**Goal of the exercise**
Up to and including the line with "## Add compile-time", reproduce the listing below exactly, beginning at its first line.

**Records shown**
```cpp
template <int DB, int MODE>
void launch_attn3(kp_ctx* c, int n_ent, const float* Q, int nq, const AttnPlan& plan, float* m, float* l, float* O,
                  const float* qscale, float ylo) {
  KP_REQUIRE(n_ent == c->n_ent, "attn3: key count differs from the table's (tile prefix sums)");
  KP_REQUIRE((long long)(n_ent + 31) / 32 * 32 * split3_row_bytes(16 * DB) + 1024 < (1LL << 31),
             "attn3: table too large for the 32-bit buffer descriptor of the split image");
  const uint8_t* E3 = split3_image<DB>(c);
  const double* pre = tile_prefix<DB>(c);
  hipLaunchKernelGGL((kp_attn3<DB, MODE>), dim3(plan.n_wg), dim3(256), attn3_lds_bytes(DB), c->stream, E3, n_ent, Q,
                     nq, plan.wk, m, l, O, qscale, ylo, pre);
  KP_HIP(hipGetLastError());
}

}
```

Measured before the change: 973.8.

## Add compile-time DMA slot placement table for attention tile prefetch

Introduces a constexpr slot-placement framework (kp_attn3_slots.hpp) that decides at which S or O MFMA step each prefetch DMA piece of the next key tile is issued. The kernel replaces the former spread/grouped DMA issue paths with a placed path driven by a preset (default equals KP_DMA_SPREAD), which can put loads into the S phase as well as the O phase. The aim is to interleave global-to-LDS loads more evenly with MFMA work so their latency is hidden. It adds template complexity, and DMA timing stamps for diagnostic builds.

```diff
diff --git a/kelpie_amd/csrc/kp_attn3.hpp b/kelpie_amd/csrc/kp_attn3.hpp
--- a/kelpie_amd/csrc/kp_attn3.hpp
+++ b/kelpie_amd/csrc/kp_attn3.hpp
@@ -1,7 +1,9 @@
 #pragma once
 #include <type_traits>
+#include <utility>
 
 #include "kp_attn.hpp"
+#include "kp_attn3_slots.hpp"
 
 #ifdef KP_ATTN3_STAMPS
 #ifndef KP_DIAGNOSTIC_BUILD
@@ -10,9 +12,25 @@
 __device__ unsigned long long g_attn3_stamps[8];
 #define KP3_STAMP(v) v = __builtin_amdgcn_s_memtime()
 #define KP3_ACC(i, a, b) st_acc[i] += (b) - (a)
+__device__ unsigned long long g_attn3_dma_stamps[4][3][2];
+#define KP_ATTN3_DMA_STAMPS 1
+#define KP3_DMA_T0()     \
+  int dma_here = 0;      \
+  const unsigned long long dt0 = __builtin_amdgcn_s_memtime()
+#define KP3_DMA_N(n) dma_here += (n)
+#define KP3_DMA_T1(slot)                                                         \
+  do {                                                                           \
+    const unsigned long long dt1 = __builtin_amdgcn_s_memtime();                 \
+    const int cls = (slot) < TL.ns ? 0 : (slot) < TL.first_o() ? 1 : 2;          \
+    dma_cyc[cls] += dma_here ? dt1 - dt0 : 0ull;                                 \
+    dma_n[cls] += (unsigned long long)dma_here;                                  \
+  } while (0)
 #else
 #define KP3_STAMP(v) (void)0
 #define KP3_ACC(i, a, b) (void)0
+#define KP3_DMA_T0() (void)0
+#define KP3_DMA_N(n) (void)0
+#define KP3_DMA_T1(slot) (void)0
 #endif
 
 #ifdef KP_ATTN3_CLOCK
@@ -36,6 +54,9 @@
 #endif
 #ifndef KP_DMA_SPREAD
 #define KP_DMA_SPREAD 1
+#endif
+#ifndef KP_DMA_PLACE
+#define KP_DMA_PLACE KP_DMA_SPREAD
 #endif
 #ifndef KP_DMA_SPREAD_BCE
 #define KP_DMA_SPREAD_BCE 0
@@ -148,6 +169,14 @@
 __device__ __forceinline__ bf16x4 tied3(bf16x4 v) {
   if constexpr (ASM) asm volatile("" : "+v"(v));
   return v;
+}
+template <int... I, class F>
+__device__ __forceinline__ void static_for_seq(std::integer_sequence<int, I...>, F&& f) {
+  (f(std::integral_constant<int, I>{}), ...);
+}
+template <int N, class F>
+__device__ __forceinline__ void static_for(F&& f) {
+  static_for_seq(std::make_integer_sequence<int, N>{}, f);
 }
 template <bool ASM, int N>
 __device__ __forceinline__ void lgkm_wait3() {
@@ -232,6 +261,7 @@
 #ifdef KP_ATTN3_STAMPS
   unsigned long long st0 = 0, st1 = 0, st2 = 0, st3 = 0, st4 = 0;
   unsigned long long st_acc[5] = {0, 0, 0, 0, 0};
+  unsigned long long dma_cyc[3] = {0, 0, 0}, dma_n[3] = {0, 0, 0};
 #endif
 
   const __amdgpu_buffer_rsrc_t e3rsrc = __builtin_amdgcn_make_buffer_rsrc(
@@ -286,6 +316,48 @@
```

**Your solution**
```cpp
template <int DB, int MODE>
void launch_attn3(kp_ctx* c, int n_ent, const float* Q, int nq, const AttnPlan& plan, float* m, float* l, float* O,
                  const float* qscale, float ylo) {
  KP_REQUIRE(n_ent == c->n_ent, "attn3: key count differs from the table's (tile prefix sums)");
  KP_REQUIRE((long long)(n_ent + 31) / 32 * 32 * split3_row_bytes(16 * DB) + 1024 < (1LL << 31),
             "attn3: table too large for the 32-bit buffer descriptor of the split image");
  const uint8_t* E3 = split3_image<DB>(c);
  const double* pre = tile_prefix<DB>(c);
  hipLaunchKernelGGL((kp_attn3<DB, MODE>), dim3(plan.n_wg), dim3(256), attn3_lds_bytes(DB), c->stream, E3, n_ent, Q,
                     nq, plan.wk, m, l, O, qscale, ylo, pre);
  KP_HIP(hipGetLastError());
}

}
```

Measured before the change: 973.8.

## Add compile-time DMA slot placement table for attention tile prefetch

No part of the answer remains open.